ARPA developed technical concepts for implementing the directive, working with PSAC, the Atomic Energy Commission and others. The work on underground detection alone is an example of the programme's scale. In 1958–59 ARPA began studying underground explosions and earthquakes using 200–300 seismic stations worldwide. By 1963 this showed promise, but more detail was needed. ARPA decided to build an array of connected, sensitive seismometers, and to analyse the data using the beamforming algorithms it had just developed for radar.

Next, ARPA had to come up with one system that cracked all the following problems: improve sensors, learn how best to bury and connect them, collect and clean the signals of noise, develop new computers and computing techniques for beamforming, design a user interface for the output, and explain the results to non-specialists.

The air force took the lead in building and installing the resulting system, with ARPA's help and occasional supervision. To calibrate it, ARPA coordinated two tailored nuclear explosions. Finally the agency oversaw the data analysis and contributed to the policy conclusions. After years of debate on whether the system could distinguish natural and nuclear events, what to improve and how to pay for it, it became apparent that the system gave reliable information on almost all foreign nuclear tests. And the seismic arrays transformed our understanding of Earth's interior.

To be at the heart of this integrative invention, and enjoy it, was truly 'doing ARPA'. An artform.

Lessons learned

In the five decades since ARPA's founding, and the four since my stint at the top, there have, of course, been budget cuts, programme halts, and losses of drive. Relations with the rest of the defence department and services have fluctuated, occasionally approaching crises. There is more oversight and more bureaucracy, and the press have become less friendly.

But one fundamental change to DARPA is more important than all these vicissitudes. In 1958, the body was designed to be an agent for change in the Department of Defense, located in the Office of the Secretary of Defense. In the 1960s, it became stronger and more effective in this role. Sometime in the 1970s or '80s, the agency shrank to being a agent for change in the Office of the Under Secretary of Defense for Acquisition, Technology and Logistics, which focuses on building and buying weapons. This marginalization went with a downgrading of the remit of the Director of Defense and Engineering, and the shrinking influence of science on US policy generally.

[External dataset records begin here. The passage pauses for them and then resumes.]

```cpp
int area_distribution(const float *areas, uint32_t face_count, float *cdf, DevEmitter &e) {
    double sum = 0.0; uint32_t lo = 0xffffffffu, hi = 0xffffffffu;
    for (uint32_t f = 0; f < face_count; ++f) {
        sum += (double) areas[f];
        cdf[f] = (float) sum;
        if (areas[f] > 0.0f) { if (lo == 0xffffffffu) lo = f; hi = f; }
    }
    if (lo == 0xffffffffu) return fail(MTSAMD_ERR_INVALID, "DiscreteDistribution: no probability mass found!");
    e.area_sum = (float) sum; e.area_norm = (float) (1.0 / sum);
    e.valid_lo = lo; e.valid_hi = hi;
    return MTSAMD_OK;
}

void set_scene_bounds(SceneState &st) {
    float centre[3], radius;
    bounding_sphere(st.bvh.bbox, centre, &radius);
    if (st.environment >= 0) {
        DevEmitter &e = st.emitters[st.environment];
        e.cx = centre[0]; e.cy = centre[1]; e.cz = centre[2]; e.radius = radius;
    }
    for (DevEmitter &e : st.emitters)
        if (e.pad0 == kEmitterDirectional) e.radius = radius;
}

int check_vertex_update(const SceneState &st, uint32_t shape, const float *positions, const float *normals) {
    const SceneGeometry &g = st.geometry;
    if (shape >= g.shapes.size()) return fail(MTSAMD_ERR_INVALID, "invalid shape index %u (the scene has %u shapes)", shape, (uint32_t) g.shapes.size());
    if (!positions) return fail(MTSAMD_ERR_INVALID, "shape %u: null vertex positions", shape);
    const bool has = (g.shapes[shape].flags & kShapeHasNormals) != 0u;
    if (has && !normals) return fail(MTSAMD_ERR_INVALID, "shape %u was created with vertex normals: new normals are required with new positions", shape);
    if (!has && normals) return fail(MTSAMD_ERR_INVALID, "shape %u was created without vertex normals: none can be set", shape);
    return MTSAMD_OK;
}

int check_vertex_flags(const SceneState &st, uint32_t shape, const float *normals, uint32_t flags) {
    const SceneGeometry &g = st.geometry;
    const uint32_t known = MTSAMD_VERTICES_RECOMPUTE_NORMALS | MTSAMD_VERTICES_REBUILD_ACCEL | ((flags & MTSAMD_VERTICES_REBUILD_ACCEL) ? MTSAMD_VERTICES_ACCEL_SAH : 0u);
    if (flags & ~known) return fail(MTSAMD_ERR_INVALID, "unknown vertex update flags 0x%x", flags & ~(uint32_t) MTSAMD_VERTICES_RECOMPUTE_NORMALS);
    if (!(flags & MTSAMD_VERTICES_RECOMPUTE_NORMALS)) return MTSAMD_OK;
    if (shape >= g.shapes.size()) return fail(MTSAMD_ERR_INVALID, "invalid shape index %u (the scene has %u shapes)", shape, (uint32_t) g.shapes.size());
    if (normals) return fail(MTSAMD_ERR_INVALID, "shape %u: MTSAMD_VERTICES_RECOMPUTE_NORMALS computes the normals: none can be passed with it", shape);
    if (!(g.shapes[shape].flags & kShapeHasNormals))
        return fail(MTSAMD_ERR_INVALID, "shape %u was created without vertex normals: storing new normals in such a mesh is not implemented", shape);
    return MTSAMD_OK;
}
// ... 30 lines not shown
        for (int j = 0; j < 3; ++j) {
            const uint32_t vi = g.faces[3 * (size_t) (off + f) + j];
            for (int k = 0; k < 3; ++k) {
                tri_pos[9 * (size_t) f + 3 * j + k] = positions[3 * (size_t) vi + k];
                if (normals) tri_nrm[9 * (size_t) f + 3 * j + k] = normals[3 * (size_t) vi + k];
            }
        }
}

int set_vertex_positions(SceneState &st, const BuildOptions &opt, uint32_t shape, const float *positions, const float *normals,
                         std::vector<float> &tri_pos, std::vector<float> &tri_nrm, std::vector<float> &area_pmf, std::vector<float> &area_cdf, FlatRecords &flat) {
    if (int rc = check_vertex_update(st, shape, positions, normals)) return rc;
    const SceneGeometry &g = st.geometry;
    if (int rc = check_finite(shape, positions, 3 * (size_t) g.shape_vertices[shape])) return rc;
    const uint32_t off = g.shapes[shape].first_prim, n = g.shape_faces[shape];
    std::vector<float> pos(9 * (size_t) n), nrm(normals ? 9 * (size_t) n : 0), pmf(n), cdf(n);
    gather_shape(g, shape, positions, normals, pos.data(), nrm.data());
    const int32_t em = g.shapes[shape].emitter;
    DevEmitter e{};
    if (em >= 0) {
        e = st.emitters[em];
        for (uint32_t f = 0; f < n; ++f) pmf[f] = triangle_area(&pos[9 * (size_t) f]);
        if (int rc = area_distribution(pmf.data(), n, cdf.data(), e)) return rc;
    }
    std::copy(pos.begin(), pos.end(), tri_pos.begin() + 9 * (size_t) off);
    if (normals) std::copy(nrm.begin(), nrm.end(), tri_nrm.begin() + 9 * (size_t) off);
    if (em >= 0) {
        st.emitters[em] = e;
        std::copy(pmf.begin(), pmf.end(), area_pmf.begin() + off); std::copy(cdf.begin(), cdf.end(), area_cdf.begin() + off);
    }
    refit_bvh(tri_pos.data(), st.bvh);
    set_scene_bounds(st);
    const bool was_flat = flat.flat;
    build_flat_records(opt, st, tri_pos, flat);
    if (flat.flat != was_flat) return fail(MTSAMD_ERR_DEVICE, "vertex update: the scene changed its kind");
    return MTSAMD_OK;
}

}
```

mitsuba2_amd/csrc/scene_build.h:

```cpp
#pragma once
#include "../../include/mtsamd.h"
#include "bvh.h"
#include "envmap.h"
#include "kernels.h"
#include "spectral_upsampling.h"

#include <cstdint>
#include <vector>

namespace mtsamd {

int fail(int code, const char *fmt, ...);
const char *last_error();
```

Yet DARPA is still the most vibrant, impactful organization in defence science and technology in the United States and probably the world. Current director Anthony Tether still leads the way in space technology, the applications of quantum physics and precision warfare. He has spearheaded several new fields, notably the application of neuroscience and electronics to war-zone prosthetics, which should have enormous civilian consequences. Tether has also returned to ARPA's roots with projects on supercomputing, and autonomous ground-vehicle navigation, again with many potential applications.

There are lessons from all this for today's DARPA and those trying to replicate it. Some previous imitators have failed because their goals were too small or leash too short; some had weak leadership or no new money. If you want to build a real agent for change, build yourself a real DARPA. Give it very hard, broad problems to work on. Hire the brightest leaders, problem-solvers and risk-takers, and give them significant resources, guidance, encouragement and freedom. Establish an open, demanding and easy style, with adequate turnover. Hire staff who will build, find more good people, and move on. Then let them work, let them succeed or fail, and give lots of praise. Finally, defend them against friendly fire, for there will be lots.